Kedua jenis mutasi titik adalah:

  • substitusi Basa: terjadi ketika salah satu basa diaktifkan dengan basa lain
  • mutasi Frameshift: terjadi ketika salah satu basa ditambahkan atau dihapus.

Ada dua jenis mutasi frameshift. Insersi adalah mutasi di mana satu atau beberapa basa nitrogen ditambahkan ke urutan DNA. Hal ini menghasilkan urutan yang beberapa basa yang lebih panjang dari yang seharusnya. Suatu Delesi adalah mutasi di mana satu atau beberapa basa yang dihapus, sehingga urutan yang lebih pendek dari normal.

Insersi dan delesi disebut mutasi frameshift karena mereka tidak hanya mempengaruhi satu kodon, urutan 3-basa yang kode untuk satu asam amino, seperti dalam substitusi basa. Sebaliknya, mutasi frameshift mempengaruhi semua kodon yang terjadi setelah titik mutasi. Hal ini akan mengubah bagaimana urutan DNA dibaca atau kerangka baca.

Penyakit Disebabkan oleh Titik Mutasi

Pergantian Basa: Anemia Sel sabit

Satu substitusi basa di lokasi tertentu dalam gen untuk hemoglobin menyebabkan sel darah merah menjadi berbentuk tidak normal dan menyumbat pembuluh darah. Jika seseorang memiliki dua salinan dari mutasi ini (orang mendapatkan satu dari ibu mereka dan satu dari ayah mereka), maka mereka akan memiliki penyakit anemia sel sabit. Namun, jika seseorang hanya memiliki satu salinan dari mutasi ini, ia tidak memiliki penyakit dan benar-benar bermanfaat dengan telah dilindungi terhadap malaria.

Insersi: Penyakit Tay Sachs

Penyakit Tay Sachs dapat terjadi jika urutan nukleotida pendek dimasukkan ke dalam gen hexosaminidase. Gen ini membuat protein yang penting dalam menghilangkan racun tertentu dari sistem saraf.
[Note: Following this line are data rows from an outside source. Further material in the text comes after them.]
@@ -819,22 +860,6 @@
         if (er.doubt && kp.doubt32 && !ungated) {
             atomicOr(&kp.doubt32[((long)b * ((kp.nd + TR_BINS - 1) / TR_BINS) + (bin >> 5)) * Tn + t], 1u << (bin & 31));
             atomicOr(kp.doubt_flag, 1u);
-        }
-        double e[3] = {0.0, 0.0, 0.0};
-        unsigned char g = er.rank1 ? 2 : 1;
-        if (er.rank1 || ungated) {
-            const int k = bin + kp.lower;
-            const double den = kp.flex ? (double)((float)(k == 0 ? 1 : k) * (float)kp.delta) : kp.delta * (double)k;
-            if (PATH != 2 && er.col0) {
-                if (foa) salsa::normalise_foa_col0(er.u, e);
-                else salsa::normalise_mic_col0(er.u, den, e);
-            } else if (PATH != 1) {
-                if (foa) salsa::normalise_foa(er.u, e, ungated);
-                else salsa::normalise_mic(er.u, den, e);
-            }
-            g = 2;
-        } else if (FEAT && kp.flex && !kp.tracking) {
-            e[0] = __builtin_nan("");
         }
         emit(t, bin, e, g);
     };
@@ -964,8 +989,13 @@
         }
     }
     if (FAST) {
+        static_assert(!FAST || NHOP >= 0, "the cold loop reads its window through rowoff");
         __syncthreads();
+#ifdef K3_PROBE_NO_COLD
+        const int ns = 0;
+#else
         const int ns = nslow;
+#endif
         if (kp.stats && tid == 0) {
             int live = 0;
             for (int s = 0; s < n; s++) live += __popc((list[s] >> 12) & 15);
@@ -974,21 +1004,29 @@
             atomicAdd(&kp.stats[2], (unsigned long long)ns);
             atomicAdd(&kp.stats[3], 1ull);
         }
-        for (int s = tid; s < ns; s += K3_NT) {
-            const int i = slow[s];
-            const int t = t0 + (i >> 8), bin = bin0 + (i & 255);
-            const float4 *xb = xclip + bin;
-            salsa::herm4<double> R = {};
-            for (int k = -nhop; k <= nhop; k++) {
-                int tt = t + k;
-                while (tt < 0) tt += Tn;
-                while (tt >= Tn) tt -= Tn;
-                const float4 a = xb[tt * stride], c = xb[tt * stride + kp.nd];
-                const cplx<double> x[4] = {{(double)a.x, (double)a.y}, {(double)a.z, (double)a.w},
-                                           {(double)c.x, (double)c.y}, {(double)c.z, (double)c.w}};
-                salsa::herm4_rank1_add(R, x);
-            }
-            solve_emit(R, t, bin, cold_path{});
+        if (PK && kp.doubt32 && ns > 0 && ns <= kp.cold_defer) {
+            const int n32 = (kp.nd + TR_BINS - 1) / TR_BINS;
+            for (int s = tid; s < ns; s += K3_NT) {
+                const int i = slow[s];
+                const int t = t0 + (i >> 8), bin = bin0 + (i & 255);
+                atomicOr(&kp.doubt32[((long)b * n32 + (bin >> 5)) * Tn + t], 1u << (bin & 31));
+            }
+            if (tid == 0) {
+                atomicOr(kp.doubt_flag, 1u);
+                if (kp.defer_stats) {
+                    atomicAdd(&kp.defer_stats[0], (unsigned long long)ns);
+                    atomicAdd(&kp.defer_stats[1], 1ull);
+                }
+            }
+        } else {
+            for (int s = tid; s < ns; s += K3_NT) {
+                const int i = slow[s];
+                const int ft = i >> 8, bin = bin0 + (i & 255);
+                const unsigned *ro = rowoff + ft;
+                const salsa::herm4<double> R =
+                    cold_cov<2 * (NHOP >= 0 ? NHOP : 0) + 1, 4>(xclip, [&](int k) { return ro[k]; }, 16u * (unsigned)bin, 16u * (unsigned)kp.nd);
+                solve_emit(R, t0 + ft, bin, cold_path{});
+            }
         }
     }
     if (FEAT) {
@@ -1012,43 +1050,99 @@
     }
 }
 
-template <bool FEAT>
-__global__ __launch_bounds__(256) void gate_doubt_kernel(const KParams kp, const float4 *__restrict__ Xs, float *__restrict__ out_feat,
-                                                         double *__restrict__ out_eig, unsigned char *__restrict__ gate)
+constexpr int GD_NT = 256;
+constexpr int GD_QCAP = GD_NT * 32 + GD_NT;
+template <bool FEAT, int NHOP>
+__global__ __launch_bounds__(GD_NT) void gate_doubt_kernel(const KParams kp, const float4 *__restrict__ Xs, float *__restrict__ out_feat,
+                                                           double *__restrict__ out_eig, unsigned char *__restrict__ gate, const int deferring)
 {
     if (*(const volatile unsigned *)kp.doubt_flag == 0u) return;
+    __shared__ unsigned queue[GD_QCAP];
+    __shared__ int qn;
+    const int tid = threadIdx.x, lane = tid & 63;
     const int Tn = kp.T, n32 = (kp.nd + TR_BINS - 1) / TR_BINS, stride = 2 * kp.nd;
     const long nwords = (long)kp.B * n32 * Tn;
+    const long nstep = (nwords + GD_NT - 1) / GD_NT;
     const bool foa = kp.format == SALSA_FORMAT_FOA;
-    for (long wi = (long)blockIdx.x * blockDim.x + threadIdx.x; wi < nwords; wi += (long)gridDim.x * blockDim.x) {
-        unsigned word = kp.doubt32[wi];
-        if (!word) continue;
-        const int t = (int)(wi % Tn), g32 = (int)((wi / Tn) % n32), b = (int)(wi / ((long)Tn * n32));
-        while (word) {
-            const int j = __ffs((int)word) - 1;
-            word &= word - 1u;
-            const int bin = 32 * g32 + j;
-            const float4 *xb = Xs + (long)b * Tn * stride + bin;
-            salsa::herm4<double> R = {};
-            for (int k = -kp.n_hop; k <= kp.n_hop; k++) {
-                int tt = t + k;
-                while (tt < 0) tt += Tn;
-                while (tt >= Tn) tt -= Tn;
-                const float4 a = xb[tt * stride], c = xb[tt * stride + kp.nd];
-                const cplx<double> x[4] = {{(double)a.x, (double)a.y}, {(double)a.z, (double)a.w},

Jika mutasi terjadi pada gen ini, maka sel-sel saraf akan mulai mati, menyebabkan gejala penyakit Tay Sachs, yang menyebabkan kematian pada bayi dan balita.
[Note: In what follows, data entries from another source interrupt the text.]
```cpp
static int build_block_maps(misift_ctx *ctx, const PyramidInfo &P, int max_pts)
{
  if (ctx->cur_balanced) return MISIFT_OK;
  bool wanted = false;
  int rc = prepare_block_maps(ctx, P, &wanted);
  if (rc || !wanted) return rc;
  LaunchScope ls(ctx, "frame_shares");
  hipLaunchKernelGGL(frame_shares_kernel, dim3(1), dim3(256), 0, ctx->stream, ctx->d_counters, P.nframes, P.noct, max_pts,
                     ctx->map_t_orient, ctx->d_block_map, ctx->map_t_descr, ctx->d_block_map + ctx->map_t_orient);
  rc = ls.finish();
  if (rc == MISIFT_OK) ctx->cur_balanced = 1;
  return rc;
}

int launch_orient_all(misift_ctx *ctx, const float *scratch, const PyramidInfo &P, SiftPointD *pts, int max_pts)
{
  (void)pts;
  {
    int rc = build_block_maps(ctx, P, max_pts);
    if (rc) return rc;
  }
  LaunchScope ls(ctx, "orient_all");
  Detection *det = ctx->cur_binned ? ctx->d_det_sorted : ctx->d_det;
  const dim3 grid(points_grid_x(ctx, P.nframes, ctx->orient_blocks_per_cu), P.nframes);
  const bool q8 = ctx->opt.texfrac_bits == 8;
  if (ctx->tile_orient) LAUNCH_Q8(orient_all_kernel, grid, dim3(256), scratch, P, ctx->d_counters, det, max_pts, 0);
  else if (ctx->cur_balanced) {
    const dim3 flat(ctx->map_t_orient);
    if (q8) hipLaunchKernelGGL((orient_all_gather_kernel<true, true>), flat, dim3(256), (size_t)ctx->lds_pad_orient, ctx->stream, scratch, P,
                               ctx->d_counters, det, max_pts, 0, ctx->d_block_map);
    else hipLaunchKernelGGL((orient_all_gather_kernel<false, true>), flat, dim3(256), (size_t)ctx->lds_pad_orient, ctx->stream, scratch, P,
                            ctx->d_counters, det, max_pts, 0, ctx->d_block_map);
  } else {
    if (q8) hipLaunchKernelGGL((orient_all_gather_kernel<true, false>), grid, dim3(256), (size_t)ctx->lds_pad_orient, ctx->stream, scratch, P,
                               ctx->d_counters, det, max_pts, 0, (const int4 *)nullptr);
    else hipLaunchKernelGGL((orient_all_gather_kernel<false, false>), grid, dim3(256), (size_t)ctx->lds_pad_orient, ctx->stream, scratch, P,
                            ctx->d_counters, det, max_pts, 0, (const int4 *)nullptr);
  }
  return ls.finish();
}

int launch_descr_all(misift_ctx *ctx, const float *scratch, const PyramidInfo &P, SiftPointD *pts, int max_pts,
                     const int *pack_offsets, SiftPointD *pack_dst)
{
  LaunchScope ls(ctx, "descr_all");
  const Detection *det = ctx->cur_binned ? ctx->d_det_sorted : ctx->d_det;
  const dim3 grid(points_grid_x(ctx, P.nframes), P.nframes);
  if (ctx->tile_descr) {
    unsigned big_stride = 0;
    for (int o = 1; o <= P.noct; o++) big_stride += P.o[o].cand_cap;
    unsigned *host_out = nullptr;
    if (ctx->want_export && !ctx->in_capture) {
// ... 10 lines not shown
                                                 ctx->d_counters, det, pts, max_pts, 0, pack_offsets, pack_dst, ctx->d_cand, \
                                                 big_stride, bmap, tail_out, ctx->export_seq)
#define DESCR_LAUNCH_B(Q, O) do { if (bal) DESCR_LAUNCH(Q, O, true); else DESCR_LAUNCH(Q, O, false); } while (0)
    const bool q8 = ctx->opt.texfrac_bits == 8;
    if (ctx->descr_occ >= 4) { if (q8) DESCR_LAUNCH_B(true, 4); else DESCR_LAUNCH_B(false, 4); }
    else { if (q8) DESCR_LAUNCH_B(true, 3); else DESCR_LAUNCH_B(false, 3); }
#undef DESCR_LAUNCH_B
#undef DESCR_LAUNCH
    PendingBig &pb = ctx->pending_big;
    pb.valid = 0;
    if (fold) {
      pb.valid = 1; pb.scratch = scratch; pb.P = P; pb.det = det; pb.pts = pts; pb.max_pts = max_pts;
      pb.pack_offsets = pack_offsets; pb.pack_dst = pack_dst; pb.big_stride = big_stride;
    } else {
      LAUNCH_Q8(descr_big_kernel, dim3(2, P.nframes), dim3(256), scratch, P, ctx->d_counters, det, pts, max_pts,
                pack_offsets, pack_dst, ctx->d_cand, big_stride, host_out, ctx->export_seq);
    }
  } else
    LAUNCH_Q8(descr_all_gather_kernel, grid, dim3(256), scratch, P, ctx->d_counters, det, pts, max_pts, 0, pack_offsets,
              pack_dst);
  return ls.finish();
}

int launch_orient_descr_fused(misift_ctx *ctx, const float *scratch, const PyramidInfo &P, SiftPointD *pts, int max_pts)
{
  LaunchScope ls(ctx, "orient_descr");
  Detection *det = ctx->d_det;
  const dim3 grid(points_grid_x(ctx, P.nframes), P.nframes);
  unsigned big_stride = 0;
  for (int o = 1; o <= P.noct; o++) big_stride += P.o[o].cand_cap;
  unsigned *host_out = nullptr;
// ... 7 lines not shown
  const bool q8 = ctx->opt.texfrac_bits == 8;
#define FUSED_LAUNCH(Q, O) hipLaunchKernelGGL((orient_descr_fused_kernel<Q, O>), grid, dim3(256), (size_t)ctx->lds_pad_descr, ctx->stream, \
                                              scratch, P, ctx->d_counters, det, pts, max_pts, ctx->d_cand, big_stride,                \
                                              ctx->fuse_wait_ticks, tail_out, ctx->export_seq)
  if (!q8) FUSED_LAUNCH(false, 3);
  else if (ctx->descr_occ >= 4) FUSED_LAUNCH(true, 4);
  else FUSED_LAUNCH(true, 3);
#undef FUSED_LAUNCH
  PendingBig &pb = ctx->pending_big;
  pb.valid = 0;
  if (fold) {
    pb.valid = 1; pb.scratch = scratch; pb.P = P; pb.det = det; pb.pts = pts; pb.max_pts = max_pts;
    pb.pack_offsets = nullptr; pb.pack_dst = nullptr; pb.big_stride = big_stride;
  } else {
    LAUNCH_Q8(descr_big_kernel, dim3(2, P.nframes), dim3(256), scratch, P, ctx->d_counters, det, pts, max_pts,
              (const int *)nullptr, (SiftPointD *)nullptr, ctx->d_cand, big_stride, host_out, ctx->export_seq);
  }
  return ls.finish();
}

int launch_descr_big_pending(misift_ctx *ctx)
{
  PendingBig &pb = ctx->pending_big;
  if (!pb.valid) return MISIFT_OK;
  pb.valid = 0;
  ctx->export_seq++;
  ctx->descr_big_fallbacks++;
  const float *scratch = pb.scratch;
  const PyramidInfo &P = pb.P;
  LaunchScope ls(ctx, "descr_big");
  LAUNCH_Q8(descr_big_kernel, dim3(2, P.nframes), dim3(256), scratch, P, ctx->d_counters, pb.det, pb.pts, pb.max_pts,
            pb.pack_offsets, pb.pack_dst, ctx->d_cand, pb.big_stride, ctx->h_counters, ctx->export_seq);
  return ls.finish();
}

int launch_rescale_batch(misift_ctx *ctx, SiftPointD *pts, int max_pts, int nframes, int num_octaves, float scale)
{
  LaunchScope ls(ctx, "rescale");
  const int slot = 2 * num_octaves + (ctx->opt.fix_numpts ? 1 : 0);
  hipLaunchKernelGGL(rescale_batch_kernel, dim3(16, nframes), dim3(256), 0, ctx->stream, pts, max_pts, ctx->d_counters,
                     slot, scale);
  return ls.finish();
}

int launch_sort_segments(misift_ctx *ctx, SiftPointD *pts, int max_pts, int nframes, int num_octaves)
{
  int rc = misift_ensure_tmp(ctx, sizeof(SiftPointD) * (size_t)nframes * max_pts);
// ... 39 lines not shown
```

cudasift_amd/csrc/misift_host.hip:

```cpp
#include <stdarg.h>
#include <stdio.h>
#include <stdlib.h>
#include <string.h>
#include <math.h>
#include <initializer_list>
#include <map>
#include <mutex>
#include <string>
#include <utility>
#include <vector>
#include "common.hpp"
#include "chain.hpp"
#include "pair_plan.hpp"

static thread_local char g_err[512] = "";

void misift_set_error(const char *fmt, ...)
{
  va_list ap;
  va_start(ap, fmt);
  vsnprintf(g_err, sizeof(g_err), fmt, ap);
  va_end(ap);
}

extern "C" const char *misift_last_error(void) { return g_err; }

// ... 246 lines not shown
  if ((e = getenv("MISIFT_REFERENCE_CAP"))) opt->reference_cap = atoi(e) != 0;
}
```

Penghapusan: distrofi otot Duchenne

Suatu delesi basa nitrogen tertentu pada gen distrofin menyebabkan penyakit distrofi otot Duchenne. Penyakit ini terkait seks dan cenderung jauh lebih umum pada laki-laki daripada perempuan. Hal ini menyebabkan otot melemah dan kematian dini, hanya dengan satu basa kecil yang dihapus.

Ringkasan

Sebuah mutasi titik adalah perubahan dalam satu atau beberapa basa nitrogen pada satu lokasi sepanjang urutan DNA. Substitusi dasar adalah mutasi titik di mana satu basa swap untuk yang lain. Insersi merupakan mutasi titik di mana satu atau beberapa basa ditambahkan di satu lokasi dalam urutan DNA. Delesi adalah mutasi titik di mana satu atau beberapa basa dikeluarkan dari satu lokasi dari urutan DNA. Insersi dan delesi juga disebut mutasi frameshift.